公孫瓚持鋒警戒,大喝道:“胡兒來犯,大軍備戰。”
“鏗。”
有人抽刀,有人拔劍。
亦有人備弓弩,瞄準了一側的山嶺。
劉備抽出雙股劍,下令道:“雲長,翼德,隨某殺敵。”
“諾。”
關羽,張飛大喝。
“公孫將軍。”
來人連忙扯著韁繩停在遠處持鋒拱手,喊道:“末將是護商軍侯胡車兒,奉命在此等候幽州軍。”
“護商軍?”
“你是胡人?”
公孫瓚眼中滿是不悅。
胡車兒嘴角一抽,解釋道:“某有將軍令證明,而且護商軍與河內守備營昨日初至,帶著驃騎的軍令等候幽州軍!”
“上前。”
公孫瓚深吸了口氣,對著身後壓了壓手。
“諾。”
胡車兒連忙御馬上前,從革帶摘下符令遞過去。
“軍侯。”
劉備收起雙股劍,好奇道:“既然護商軍與河內守備軍初至,那這京觀何人所築,莫不是平城關的戰爭已經結束了?”
“是啊。”
“某等來遲了?”
張飛急不可耐的催促道。
“沒來遲。”
胡車兒高傲的揚了揚頭,說道:“美稷縣之戰斬敵首十六萬,南匈奴兩部夷滅,驃騎讓某等將首級運送此地堆砌起來。”
“十六萬之首?”
公孫瓚,劉備等人無不悚然。
這還是幷州內部的戰爭,若是平城關一戰,難道真的要讓敵首堆砌成山嗎?
“將軍快走。”
胡車兒調轉戰馬,引路道:“平城關烽火已經兩日不熄,驃騎說了只燃三日烽火,便要北伐關外,某等還有不少路程要走,更要養精蓄銳。”
“當得。
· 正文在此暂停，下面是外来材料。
// ... 553 lines not shown
        uint64_t* d_chunk = nullptr;
        if (m > (size_t)FINE_CHUNK) { ZK_TRY(c->reserve_ws((n / FINE_CHUNK) * 32)); d_chunk = (uint64_t*)c->ws.ptr; }
        ZK_TRY(launch_fine_sums(c, d_evals, n, log_blocks, d_out, d_chunk));
        if (want_total) {
            const uint32_t k1 = overlapped_plan(n) && log_blocks == log2_exact(n) - 8 ? log_blocks - overlapped_k2(n) : 8;
            int cs = 0;
            ZK_TRY(c->next_coarse(&cs));
            uint64_t* coarse_canon = (uint64_t*)c->d_coarse[cs].get(), *coarse_mont = coarse_canon + 4 * 1024;
            {
                ProfScope ps(c, "coarse_sums", 0.0);
                hipLaunchKernelGGL(group_sums_wg_kernel, dim3(1u << k1), dim3(MLE_BLOCK), 0, c->stream, d_out, 1u << (log_blocks - k1), coarse_mont, coarse_canon);
            }
            {
                ProfScope ps(c, "total_sum", 0.0);
                hipLaunchKernelGGL(group_sums_wg_kernel, dim3(1), dim3(MLE_BLOCK), 0, c->stream, coarse_mont, 1u << k1, d_out + 4 * ((size_t)1 << log_blocks), (uint64_t*)nullptr);
            }
            c->coarse_of[cs] = d_out; c->coarse_n[cs] = n; c->coarse_k1[cs] = k1;
        }
    } else {
        const size_t n_chunks = n / std::min<size_t>(m, 4096);
        uint64_t* d_partials;
        if (n_chunks <= 8 * (size_t)ZK_MAX_PARTIALS) d_partials = c->small_u64(ZK_SMALL_PARTIALS);
        else { ZK_TRY(c->reserve_ws(n_chunks * 32)); d_partials = (uint64_t*)c->ws.ptr; }
        const uint64_t* parts = nullptr;
        const uint32_t group = launch_chunk_sums(c, c->stream, d_evals, n, m, d_partials, &parts);
        hipLaunchKernelGGL(group_sums_kernel, dim3(1), dim3(MLE_BLOCK), 0, c->stream, parts, group, 1u << log_blocks, d_out);
    }
    ZK_HIP(c, hipGetLastError());
    if (h_total) {
        ZK_HIP(c, hipMemcpyAsync(c->pinned_u64(ZK_PIN_RES), d_out + 4 * ((size_t)1 << log_blocks), 32, hipMemcpyDeviceToHost, c->stream));
        ZK_HIP(c, hipStreamSynchronize(c->stream));
        std::memcpy(h_total, c->pinned_u64(ZK_PIN_RES), 32);
    }
    return ZKHIP_OK;
}

extern "C" int zkhip_mle_block_sums(zkhip_ctx* c, const uint64_t* d_evals, size_t n, uint32_t log_blocks,
                                    uint64_t* d_out, uint64_t* h_total) {
    return block_sums_impl(c, d_evals, n, log_blocks, d_out, h_total, true);
}
extern "C" int zkhip_mle_block_sums_deferred(zkhip_ctx* c, const uint64_t* d_evals, size_t n, uint32_t log_blocks, uint64_t* d_out) {
    return block_sums_impl(c, d_evals, n, log_blocks, d_out, nullptr, false);
}
extern "C" int zkhip_mle_block_sums_total(zkhip_ctx* c, uint64_t* d_block_sums, uint32_t log_blocks, uint64_t* h_total) {
    if (!c || !d_block_sums || !h_total || log_blocks > 16) return ZKHIP_ERR_ARG;
    ZK_TRY(c->activate());
    const uint32_t hi = log_blocks / 2, lo = log_blocks - hi;
    uint64_t* tmp = c->small_u64(ZK_SMALL_PARTIALS);
    hipLaunchKernelGGL(group_sums_wg_kernel, dim3(1u << hi), dim3(MLE_BLOCK), 0, c->stream, d_block_sums, 1u << lo, tmp, (uint64_t*)nullptr);
    hipLaunchKernelGGL(group_sums_wg_kernel, dim3(1), dim3(MLE_BLOCK), 0, c->stream, tmp, 1u << hi, d_block_sums + 4 * ((size_t)1 << log_blocks), (uint64_t*)nullptr);
    ZK_HIP(c, hipGetLastError());
    ZK_HIP(c, hipMemcpyAsync(c->pinned_u64(ZK_PIN_RES), d_block_sums + 4 * ((size_t)1 << log_blocks), 32, hipMemcpyDeviceToHost, c->stream));
    ZK_HIP(c, hipStreamSynchronize(c->stream));
    std::memcpy(h_total, c->pinned_u64(ZK_PIN_RES), 32);
    return ZKHIP_OK;
}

”
公孫瓚還了符令。
領著八千幽州軍,緊隨胡車兒向前而行。
大軍謹慎前行,直至月上柳梢,才遁入一片山坳與護商軍,河內守備營匯合。
沒有篝火,更沒有埋鍋造飯。
所有人都咀嚼著炒豆,眼中散發著令人心驚的兇戾。
“公孫將軍。”
張濟微微拱手。
馬騰,周慎拱手道出自己的姓名。
公孫瓚上前道:“某是公孫伯圭,這位是師從子幹先生,亦是某同門的劉備,劉玄德。”
劉備肅然道:“中山靖王之後,劉玄德見過諸位將軍。”
“宗室之人?”
周慎細細打量了一下劉備。
腰懸雙劍,垂臂過膝,看著相當擅武,有俠氣……
“可惜。”
“家道中落了。”
劉備有些慚愧的嘆息道。
張濟不予理會,而是攤開一張輿圖,說道:“我們現在距離平城關還有六十里,鮮卑營地廣袤,縱向有十里,橫向超過二十五里,距離我們最近的是鮮卑人的羊場,只有不到十里,公孫將軍何意?”
公孫瓚凝重道:“鮮卑多少人了?”
“不知。”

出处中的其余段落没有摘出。